My status in August 2016: 83% there

Many bloggers on the personal finance blogosphere like to share their wealth and their target. I’m not inclined to share my wealth publicly here, so instead of absolute numbers I’ll go with a percentage of my target. I don’t know if I’ll do that kind of post regularly, but I felt like sharing my current status, my strategy, etc…

What’s my plan?

My plan is to quit my corporate job as early as possible, and provide income for my family through 1) investments in index funds and 2) my side “business” (a website which started as a hobby and ended up being a significant source of income for my family).

I make the assumption that my website will bring us a constant amount of money in the years to come, adjusted for inflation. In practice, my website has been generating more than my target since May 2015 (and the number keeps going up faster than inflation so far), so I believe my target there is fairly conservative.

I substract the amount that my site generates yearly, from my target expenses in retirement, to reach the number that I would need my passive investments to provide. Then, with the 4% rule, I compute my target. I assume 0.25% of expenses on my investments, which here again is pretty conservative so far (I’m at 0.05% of expenses with Schwab so far). This brings the 4% rule to 3.75%.

In other words, my target is: Website Revenue + (3.75% * investments) = yearly expenses.

What are my risks?

My plan has several risks that need to be taken into account:

The 4% rule has been criticized lately for not being accurate (although I think it’s fairly safe), so my investments might generate less money than I think. The Side gig counterbalances this risk by providing a significant chunk of the income.

My side gig might end up not making as much money as I think it will, and could ultimately crash. It is also not passive at all and heavily dependent on me driving the business. I’m mitigating this risk with a fairly conservative estimate of how much it generates. I think it would take several bad years in a row for my site to fall below the target at this point.

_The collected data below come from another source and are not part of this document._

#define BT_RAW 0
#define BT_GLO 1
#define BT_GHI 2
#define BT_EOF 255

#define FLAG_VERIFY 1u
#define FLAG_UNITS_ON 4u
#define FLAG_UNITS_OFF 8u
#define FLAG_DEFERRED 2u
#define D2_DEFER_STATUS ((i32)0x80000000)

struct DecodeParams {
    const u8* src;
    u8* dst;
    const zxc_b200_job_t* jobs;
    i32* status;
    const u8* dict;
    const u8* dict_huf;
    u8* scratch;
    unsigned long long* counter;
    u32 n_jobs;
    u32 dict_size;
    u32 scratch_stride;
    u32 flags;
    u32 block_cap;
    u32* defer_list;
    u32* defer_count;
    u32 defer_cap;
};

__device__ __forceinline__ u32 ld16(const u8* p) { return (u32)p[0] | ((u32)p[1] << 8); }
__device__ __forceinline__ u32 ld32(const u8* p) {
    return (u32)p[0] | ((u32)p[1] << 8) | ((u32)p[2] << 16) | ((u32)p[3] << 24);
}
__device__ __forceinline__ u64 ld64(const u8* p) { return (u64)ld32(p) | ((u64)ld32(p + 4) << 32); }

__device__ __forceinline__ u32 warp_incl_scan(u32 v, u32 lane) {
#pragma unroll
    for (int d = 1; d < 32; d <<= 1) {
        const u32 t = __shfl_up_sync(FULL, v, d);
        if (lane >= (u32)d) v += t;
    }
    return v;
}

#ifdef __CUDACC__
__device__ __forceinline__ u32 smem_addr(const void* p) {
    u32 a = (u32)__cvta_generic_to_shared(p);
    asm volatile("" : "+r"(a));
    return a;
}
template <int OFF> __device__ __forceinline__ void sts32(u32 a, u32 v) {
    asm volatile("st.shared.u32 [%0+%2], %1;" ::"r"(a), "r"(v), "n"(OFF) : "memory");
}
template <int OFF> __device__ __forceinline__ void sts16(u32 a, u32 v) {
    asm volatile("st.shared.u16 [%0+%2], %1;" ::"r"(a), "h"((unsigned short)v), "n"(OFF) : "memory");
}
template <int OFF> __device__ __forceinline__ void sts8(u32 a, u32 v) {
    asm volatile("st.shared.u8 [%0+%2], %1;" ::"r"(a), "r"(v), "n"(OFF) : "memory");
}
#else
extern u8 smem[];
static inline u32 smem_addr(const void* p) { return (u32)(reinterpret_cast<const u8*>(p) - smem); }
template <int OFF> static inline void sts32(u32 a, u32 v) { memcpy(smem + a + OFF, &v, 4); }
template <int OFF> static inline void sts16(u32 a, u32 v) { const unsigned short h = (unsigned short)v; memcpy(smem + a + OFF, &h, 2); }
template <int OFF> static inline void sts8(u32 a, u32 v) { smem[a + OFF] = (u8)v; }
#endif

#ifdef __CUDACC__
__device__ __forceinline__ void prefetch_l1(const void* p) { asm volatile("prefetch.global.L1 [%0];" ::"l"(p)); }
#else
static inline void prefetch_l1(const void*) {}
#endif

#if ZXC_TRACE
#define TRACE_SLOTS 16
#define TRACE_ROWS 8192
enum {
    TR_UNPACK, TR_SCAN, TR_LIT, TR_MATCH, TR_TAIL, TR_FLUSH, TR_START, TR_END, TR_GIANT, TR_CLAIM,
    TR_BATCHES, TR_BLOCKS, TR_M_RING, TR_M_GLOBAL, TR_M_DICT, TR_M_SEQ
};
__device__ unsigned long long zxc_trace_acc[TRACE_ROWS * TRACE_SLOTS];
__device__ __forceinline__ void trace_add(u32 slot, unsigned long long v, u32 lane) {
    const u32 row = blockIdx.x * WARPS_PER_CTA + (threadIdx.x >> 5);
    if (lane == 0 && row < TRACE_ROWS) atomicAdd(&zxc_trace_acc[row * TRACE_SLOTS + slot], v);
}
// ... 215 lines not shown
                if (lit_comp > avail) return ZXC_ERROR_CORRUPT_DATA;
                const int rc = rle_expand(p_data, lit_comp, scratch, n_lit, lane);
                if (rc != ZXC_OK) return rc;
                __syncwarp();
                S.lit = scratch;
                S.n_lit_avail = n_lit;
            } else {
                S.lit = p_data;
                S.n_lit_avail = 0;
            }
        } else if (enc_lit == 0) {
            S.lit = p_data;
            S.n_lit_avail = lit_comp;
        } else {
            return ZXC_ERROR_CORRUPT_DATA;
        }
        const u64 sz_off = enc_off ? (u64)n_seq : (u64)n_seq * 2;
        const u64 consumed = (u64)lit_comp + tok_comp + sz_off;
        if (consumed > avail) return ZXC_ERROR_CORRUPT_DATA;
        if (avail - lit_comp < 32) return ZXC_ERROR_CORRUPT_DATA;
        if (enc_tok != 0 && enc_tok != 2) return ZXC_ERROR_CORRUPT_DATA;
        S.tok = p_data + lit_comp;
        S.offs = S.tok + tok_comp;
        if (!LEAN && enc_tok == 2) {
            if (n_seq == 0 || n_seq > block_cap / 5u + 16u || tok_comp < 128) return ZXC_ERROR_CORRUPT_DATA;
            const int rc = pivco_decode(S.tok, S.tok + 128, tok_comp - 128, tok_buf, n_seq, hw, cum, cum_words, lane);
            if (rc != ZXC_OK) return rc;
            __syncwarp();
            S.tok = tok_buf;
        }
        S.ext = S.offs + (u32)sz_off;
        S.ext_end = avail - (u32)consumed;
    } else {
        if (enc_lit != 0 || enc_tok != 0) return ZXC_ERROR_CORRUPT_DATA;
        const u32 avail = comp - 12;
        const u64 consumed = (u64)n_lit + (u64)n_seq * 4;
        if (consumed > avail) return ZXC_ERROR_CORRUPT_DATA;
        if (avail - n_lit < 32) return ZXC_ERROR_CORRUPT_DATA;
        S.lit = pay + 12;
        S.n_lit_avail = n_lit;
        S.tok = S.lit + n_lit;
        S.ext = S.tok + (size_t)n_seq * 4;
        S.ext_end = avail - (u32)consumed;
    }
    return ZXC_OK;
}
// ... 209 lines not shown
            const u32 m = (u32)(reinterpret_cast<uintptr_t>(bp)) & 3u;
            const u32* wp = reinterpret_cast<const u32*>(bp - m) + w0;
            const u32 dw = ring_s + (pj & 0xFFFFu) - da + 4u * w0;
            const u32 sh = m * 8u;
            const u32 left = lfe - w0;
            const u32 nsrc = left + (m ? 1u : 0u);
            u32 W[5];
#pragma unroll
            for (int i = 0; i < 5; i++) W[i] = (u32)i < nsrc ? wp[i] : 0u;
            sts32<0>(dw, __funnelshift_r(W[0], W[1], sh));
            if (1 < left) sts32<4>(dw, __funnelshift_r(W[1], W[2], sh));
            if (2 < left) sts32<8>(dw, __funnelshift_r(W[2], W[3], sh));
            if (3 < left) sts32<12>(dw, __funnelshift_r(W[3], W[4], sh));
        }
    }
}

I might have miscalculated how much money we’ll need in retirement. We currently have 2 kids, a third one on the way, and it’s likely I vastly underestimated how much they will cost us in their teens. My mitigation for that is that I have intentionally increased some of our expected expenses such as taxes, which I think will actually be much more lower. Bottom line, I expect to spend much less than planned in the first 5 years of early retirement, which would let our wealth grow, and spend more as the kids grow up. Our plan also implies living in a bigĀ  and expensive city (Tokyo) and we will have the flexibility to move to cheaper areas if things become too expensive.

Last but not least, the biggest risk in my plan is that most of my investments/income is technically in dollars, while we plan to retire in Japan. In the graph below, you’ll see my wealth in purple, and my target in green. The target keeps moving because we have a static target in Japanese Yen, but the graph is represented in US dollars. In 2016, the Japanese yen has soared by 20%, and as such, so has my target. Currently, my date for Financial Independence relies much more on the evolution of the USD/JPY pair than our savings rate, or even more than the stock market. Nowadays, a 1% change in the Yen takes me 2 months closer to, or further from Financial independence.


In green, our target. It changes because our target is static in JPY, but the graph is in USD. In purple, our wealth

Recently, looking at this graph has been frustrating, as our wealth in USD is increasing at a very good pace, but the Japanese Yen has soared as well, and our target moves further away. Note how back in November last year, I was pretty much 96% there, and how I would be financially independent now if the Yen went back to its 2015 levels.

August has been a bit uneventful for our wealth: we saved well (66% savings rate in August!), but our investments haven’t done so great, and we had to pay for some yearly insurance which is a big ticket (and I don’t represent it here, although that thing is technically an investment – a low quality one -. I intend to get rid of that thing once we’re back in Japan, and whatever money is actually available in there will be considered a bonus.)

We’re currently at 83% of our target. At the current pace (but that’s wishful thinking: past performance is no guarantee of future results), it will take us roughly 12 months to reach Financial Independence. Of course the markets could go sideways, or conversely the Japanese yet could decide to go back to numbers more favorable to us.